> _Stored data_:

audio-style-transfer_amd/ast_amd/config.py:

```python
import torch

compute_dtype = torch.float32


def set_compute_dtype(dtype):
    global compute_dtype
    if dtype not in (torch.float32, torch.bfloat16):
        raise ValueError("compute dtype must be torch.float32 or torch.bfloat16")
    compute_dtype = dtype


import os as _os
fused_tokens = _os.environ.get("AST_FUSED_TOKENS", "1") != "0"
tok_programs = int(_os.environ.get("AST_TOK_PROGRAMS", "0"))

fused_bn_stats = _os.environ.get("AST_FUSED_BN_STATS", "1") != "0"

bn_mask_from_preact = _os.environ.get("AST_BN_MASK_FROM_PREACT", "1") != "0"

fused_bn_bwd = _os.environ.get("AST_FUSED_BN_BWD", "1") != "0"

wgrad_replicas = int(_os.environ.get("AST_WGRAD_REPLICAS", "8"))

fused_finalize = _os.environ.get("AST_FUSED_FINALIZE", "0") != "0"

wgrad_slabs = int(_os.environ.get("AST_WGRAD_SLABS", "0"))

wgrad_defer = _os.environ.get("AST_WGRAD_DEFER", "1") != "0"
wgrad_defer_streams = int(_os.environ.get("AST_WGRAD_DEFER_STREAMS", "1"))
wgrad_defer_pool = _os.environ.get("AST_WGRAD_DEFER_POOL", "0") != "0"
wgrad_defer_lend = float(_os.environ.get("AST_WGRAD_DEFER_LEND", "1.0"))

deterministic = _os.environ.get("AST_DETERMINISTIC", "0") not in ("", "0")


def check_deterministic_supported(flag, world=1):
    if not flag:
        return
    if tok_programs != 0:
        raise ValueError("deterministic mode: the token programs (AST_TOK_PROGRAMS != 0) add floats with atomics; set AST_TOK_PROGRAMS=0")
    if world > 1:
        raise ValueError("deterministic mode covers one GPU (world == 1); data parallelism is not supported")


def set_deterministic(flag):
    global deterministic
    flag = bool(flag)
    check_deterministic_supported(flag)
    deterministic = flag
```

audio-style-transfer_amd/ast_amd/content_encoder.py:

```python
from __future__ import annotations

import torch
import torch.nn as nn

from . import layers as L
from . import config, ops, tokprog
from .style_encoder import (CHANNELS, ResBlock, SinusoidalPositionalEncoding, _module_bank, build_resnet,
                            initialize_weights, run_resnet)


class ContentEncoder(nn.Module):

    def __init__(self, in_channels: int = 2, cnn_out_dim: int = 256, transformer_dim: int = 256, num_heads: int = 4,
                 num_layers: int = 4, channels_list: list = list(CHANNELS)):
        super().__init__()
        self.cnn, last = build_resnet(in_channels, list(channels_list))
        self.proj = nn.Linear(last, cnn_out_dim)
        self.input_proj = nn.Linear(cnn_out_dim, transformer_dim) if cnn_out_dim != transformer_dim else None
        self.pos_encoder = SinusoidalPositionalEncoding(transformer_dim)
        self.norm = nn.LayerNorm(transformer_dim)
        layer = nn.TransformerEncoderLayer(d_model=transformer_dim, nhead=num_heads, dim_feedforward=transformer_dim * 4,
                                           dropout=0.1, batch_first=True)
        self.transformer = nn.TransformerEncoder(layer, num_layers=num_layers)

    def register(self, bank):
        for m in self.cnn:
            if isinstance(m, ResBlock):
                m.register(bank)
        self._proj = bank.add(self.proj.weight, "linear", L.tok_dtype, bias=self.proj.bias)
        self._inp = bank.add(self.input_proj.weight, "linear", L.tok_dtype, bias=self.input_proj.bias) if self.input_proj else None
        self._layers = [L.EncoderLayer(bank, l) for l in self.transformer.layers]

    def forward(self, x: torch.Tensor) -> torch.Tensor:
        B, S, C, T, F = x.shape
        bank = _module_bank(self)
        bank.prepare(self.training)
        feat = run_resnet(self.cnn, ops.cached_nhwc(x, L.img_dtype()), self.training)
        feat = L.linear(feat, self._proj)
        if self._inp is not None:
            feat = L.linear(feat, self._inp)
        seq = L.layer_norm(self.pos_encoder(feat.view(B, S, -1)), self.norm)
        if config.tok_programs > 0 and tokprog.encoder_stack_ok(seq, self._layers):
            seq = tokprog.encoder_stack(seq, self._layers, self.training, xcd=1)
        else:
            for lyr in self._layers:
                seq = lyr(seq, self.training)
        return seq
```
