static void http_verdicts_host_impl(uint64_t h, const void* batch, size_t nslots, const uint32_t* order,
                                    size_t n, const uint8_t* arena, size_t arena_len, uint8_t* out, uint32_t* rule) {
  {
    auto e = get(h);
    e->require_gpu();
    auto s = http_snap(*e);
    if (!batch || (n && (!order || !out))) fail(CG_INVALID_ARGUMENT, "NULL batch/order/out");
    HttpBatchHeader hdr;
    memcpy(&hdr, batch, sizeof(hdr));
    if (hdr.magic != kBatchMagic || hdr.epoch != s->epoch)
      fail(CG_INVALID_ARGUMENT, "batch was packed against another policy snapshot");
    if (hdr.nslots != nslots) fail(CG_INVALID_ARGUMENT, "nslots differs from the packed batch");
    if (hdr.arena_bytes && (!arena || arena_len < hdr.arena_bytes))
      fail(CG_INVALID_ARGUMENT, "overflow arena shorter than the packed batch needs");
    e->set_device();
    auto lease = e->staging.acquire(e->device);
    void* dr = stage_in(*lease, 0, batch, batch_used_bytes(batch));
    void* da = stage_in(*lease, 1, arena, hdr.arena_bytes);
    void* dout = lease->dev_buf(2, nslots + 1);
    uint32_t* drule = rule ? (uint32_t*)lease->dev_buf(3, (nslots + 1) * 4) : nullptr;
    check_launch(launch_http(s->dev, dr, nslots, (const uint8_t*)da, (uint8_t*)dout, lease->stream, e->cus, nullptr,
                             drule),
                 "http kernel launch");
    uint8_t* slots = (uint8_t*)lease->host_buf(2, nslots + 1);
    uint32_t* rslots = rule ? (uint32_t*)lease->host_buf(3, (nslots + 1) * 4) : nullptr;
    if (nslots)
      hip_check(hipMemcpyAsync(slots, dout, nslots, hipMemcpyDeviceToHost, (hipStream_t)lease->stream), "D2H");
    if (nslots && rule)
      hip_check(hipMemcpyAsync(rslots, drule, nslots * 4, hipMemcpyDeviceToHost, (hipStream_t)lease->stream), "D2H");
    hip_check(hipStreamSynchronize((hipStream_t)lease->stream), "hipStreamSynchronize");
    for (size_t i = 0; i < nslots; ++i)
      if (order[i] < n) {
        out[order[i]] = slots[i];
        if (rule) rule[order[i]] = rslots[i];
      }
  }
}

int cg_kafka_policy_update(uint64_t h, const char* json, size_t len) {
  return guarded([&] {
    auto e = get(h);
    if (!json) fail(CG_INVALID_ARGUMENT, "NULL policy");
    auto snap = kafka_compile(json, len);
    if (e->has_gpu()) {
      e->set_device();
      snap->upload(*e);
    }
    std::lock_guard<std::mutex> lk(e->mu);
    e->kafka = snap;
  });
}

static std::shared_ptr<KafkaSnapshot> kafka_snap(Engine& e) {
  std::lock_guard<std::mutex> lk(e.mu);
  if (!e.kafka) fail(CG_NOT_FOUND, "no Kafka policy installed");
  return e.kafka;
}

> _What is needed_: Type out each entry above again, exactly.

> _Written solution_:
audio-style-transfer_amd/ast_amd/config.py:

```python
import torch

compute_dtype = torch.float32


def set_compute_dtype(dtype):
    global compute_dtype
    if dtype not in (torch.float32, torch.bfloat16):
        raise ValueError("compute dtype must be torch.float32 or torch.bfloat16")
    compute_dtype = dtype


import os as _os
fused_tokens = _os.environ.get("AST_FUSED_TOKENS", "1") != "0"
tok_programs = int(_os.environ.get("AST_TOK_PROGRAMS", "0"))

fused_bn_stats = _os.environ.get("AST_FUSED_BN_STATS", "1") != "0"

bn_mask_from_preact = _os.environ.get("AST_BN_MASK_FROM_PREACT", "1") != "0"

fused_bn_bwd = _os.environ.get("AST_FUSED_BN_BWD", "1") != "0"

wgrad_replicas = int(_os.environ.get("AST_WGRAD_REPLICAS", "8"))

fused_finalize = _os.environ.get("AST_FUSED_FINALIZE", "0") != "0"

wgrad_slabs = int(_os.environ.get("AST_WGRAD_SLABS", "0"))

wgrad_defer = _os.environ.get("AST_WGRAD_DEFER", "1") != "0"
wgrad_defer_streams = int(_os.environ.get("AST_WGRAD_DEFER_STREAMS", "1"))
wgrad_defer_pool = _os.environ.get("AST_WGRAD_DEFER_POOL", "0") != "0"
wgrad_defer_lend = float(_os.environ.get("AST_WGRAD_DEFER_LEND", "1.0"))

deterministic = _os.environ.get("AST_DETERMINISTIC", "0") not in ("", "0")


def check_deterministic_supported(flag, world=1):
    if not flag:
        return
    if tok_programs != 0:
        raise ValueError("deterministic mode: the token programs (AST_TOK_PROGRAMS != 0) add floats with atomics; set AST_TOK_PROGRAMS=0")
    if world > 1:
        raise ValueError("deterministic mode covers one GPU (world == 1); data parallelism is not supported")


def set_deterministic(flag):
    global deterministic
    flag = bool(flag)
    check_deterministic_supported(flag)
    deterministic = flag
```

audio-style-transfer_amd/ast_amd/content_encoder.py:

```python
from __future__ import annotations

import torch
import torch.nn as nn

from . import layers as L
from . import config, ops, tokprog
from .style_encoder import (CHANNELS, ResBlock, SinusoidalPositionalEncoding, _module_bank, build_resnet,
                            initialize_weights, run_resnet)


class ContentEncoder(nn.Module):

    def __init__(self, in_channels: int = 2, cnn_out_dim: int = 256, transformer_dim: int = 256, num_heads: int = 4,
                 num_layers: int = 4, channels_list: list = list(CHANNELS)):
        super().__init__()
        self.cnn, last = build_resnet(in_channels, list(channels_list))
        self.proj = nn.Linear(last, cnn_out_dim)
        self.input_proj = nn.Linear(cnn_out_dim, transformer_dim) if cnn_out_dim != transformer_dim else None
        self.pos_encoder = SinusoidalPositionalEncoding(transformer_dim)
        self.norm = nn.LayerNorm(transformer_dim)
        layer = nn.TransformerEncoderLayer(d_model=transformer_dim, nhead=num_heads, dim_feedforward=transformer_dim * 4,
                                           dropout=0.1, batch_first=True)
        self.transformer = nn.TransformerEncoder(layer, num_layers=num_layers)

    def register(self, bank):
        for m in self.cnn:
            if isinstance(m, ResBlock):
                m.register(bank)
        self._proj = bank.add(self.proj.weight, "linear", L.tok_dtype, bias=self.proj.bias)
        self._inp = bank.add(self.input_proj.weight, "linear", L.tok_dtype, bias=self.input_proj.bias) if self.input_proj else None
        self._layers = [L.EncoderLayer(bank, l) for l in self.transformer.layers]

    def forward(self, x: torch.Tensor) -> torch.Tensor:
        B, S, C, T, F = x.shape
        bank = _module_bank(self)
        bank.prepare(self.training)
        feat = run_resnet(self.cnn, ops.cached_nhwc(x, L.img_dtype()), self.training)
        feat = L.linear(feat, self._proj)
        if self._inp is not None:
            feat = L.linear(feat, self._inp)
        seq = L.layer_norm(self.pos_encoder(feat.view(B, S, -1)), self.norm)
        if config.tok_programs > 0 and tokprog.encoder_stack_ok(seq, self._layers):
            seq = tokprog.encoder_stack(seq, self._layers, self.training, xcd=1)
        else:
            for lyr in self._layers:
                seq = lyr(seq, self.training)
        return seq
```
static void http_verdicts_host_impl(uint64_t h, const void* batch, size_t nslots, const uint32_t* order,
                                    size_t n, const uint8_t* arena, size_t arena_len, uint8_t* out, uint32_t* rule) {
  {
    auto e = get(h);
    e->require_gpu();
    auto s = http_snap(*e);
    if (!batch || (n && (!order || !out))) fail(CG_INVALID_ARGUMENT, "NULL batch/order/out");
    HttpBatchHeader hdr;
    memcpy(&hdr, batch, sizeof(hdr));
    if (hdr.magic != kBatchMagic || hdr.epoch != s->epoch)
      fail(CG_INVALID_ARGUMENT, "batch was packed against another policy snapshot");
    if (hdr.nslots != nslots) fail(CG_INVALID_ARGUMENT, "nslots differs from the packed batch");
    if (hdr.arena_bytes && (!arena || arena_len < hdr.arena_bytes))
      fail(CG_INVALID_ARGUMENT, "overflow arena shorter than the packed batch needs");
    e->set_device();
    auto lease = e->staging.acquire(e->device);
    void* dr = stage_in(*lease, 0, batch, batch_used_bytes(batch));
    void* da = stage_in(*lease, 1, arena, hdr.arena_bytes);
    void* dout = lease->dev_buf(2, nslots + 1);
    uint32_t* drule = rule ? (uint32_t*)lease->dev_buf(3, (nslots + 1) * 4) : nullptr;
    check_launch(launch_http(s->dev, dr, nslots, (const uint8_t*)da, (uint8_t*)dout, lease->stream, e->cus, nullptr,
                             drule),
                 "http kernel launch");
    uint8_t* slots = (uint8_t*)lease->host_buf(2, nslots + 1);
    uint32_t* rslots = rule ? (uint32_t*)lease->host_buf(3, (nslots + 1) * 4) : nullptr;
    if (nslots)
      hip_check(hipMemcpyAsync(slots, dout, nslots, hipMemcpyDeviceToHost, (hipStream_t)lease->stream), "D2H");
    if (nslots && rule)
      hip_check(hipMemcpyAsync(rslots, drule, nslots * 4, hipMemcpyDeviceToHost, (hipStream_t)lease->stream), "D2H");
    hip_check(hipStreamSynchronize((hipStream_t)lease->stream), "hipStreamSynchronize");
    for (size_t i = 0; i < nslots; ++i)
      if (order[i] < n) {
        out[order[i]] = slots[i];
        if (rule) rule[order[i]] = rslots[i];
      }
  }
}

int cg_kafka_policy_update(uint64_t h, const char* json, size_t len) {
  return guarded([&] {
    auto e = get(h);
    if (!json) fail(CG_INVALID_ARGUMENT, "NULL policy");
    auto snap = kafka_compile(json, len);
    if (e->has_gpu()) {
      e->set_device();
      snap->upload(*e);
    }
    std::lock_guard<std::mutex> lk(e->mu);
    e->kafka = snap;
  });
}

static std::shared_ptr<KafkaSnapshot> kafka_snap(Engine& e) {
  std::lock_guard<std::mutex> lk(e.mu);
  if (!e.kafka) fail(CG_NOT_FOUND, "no Kafka policy installed");
  return e.kafka;
}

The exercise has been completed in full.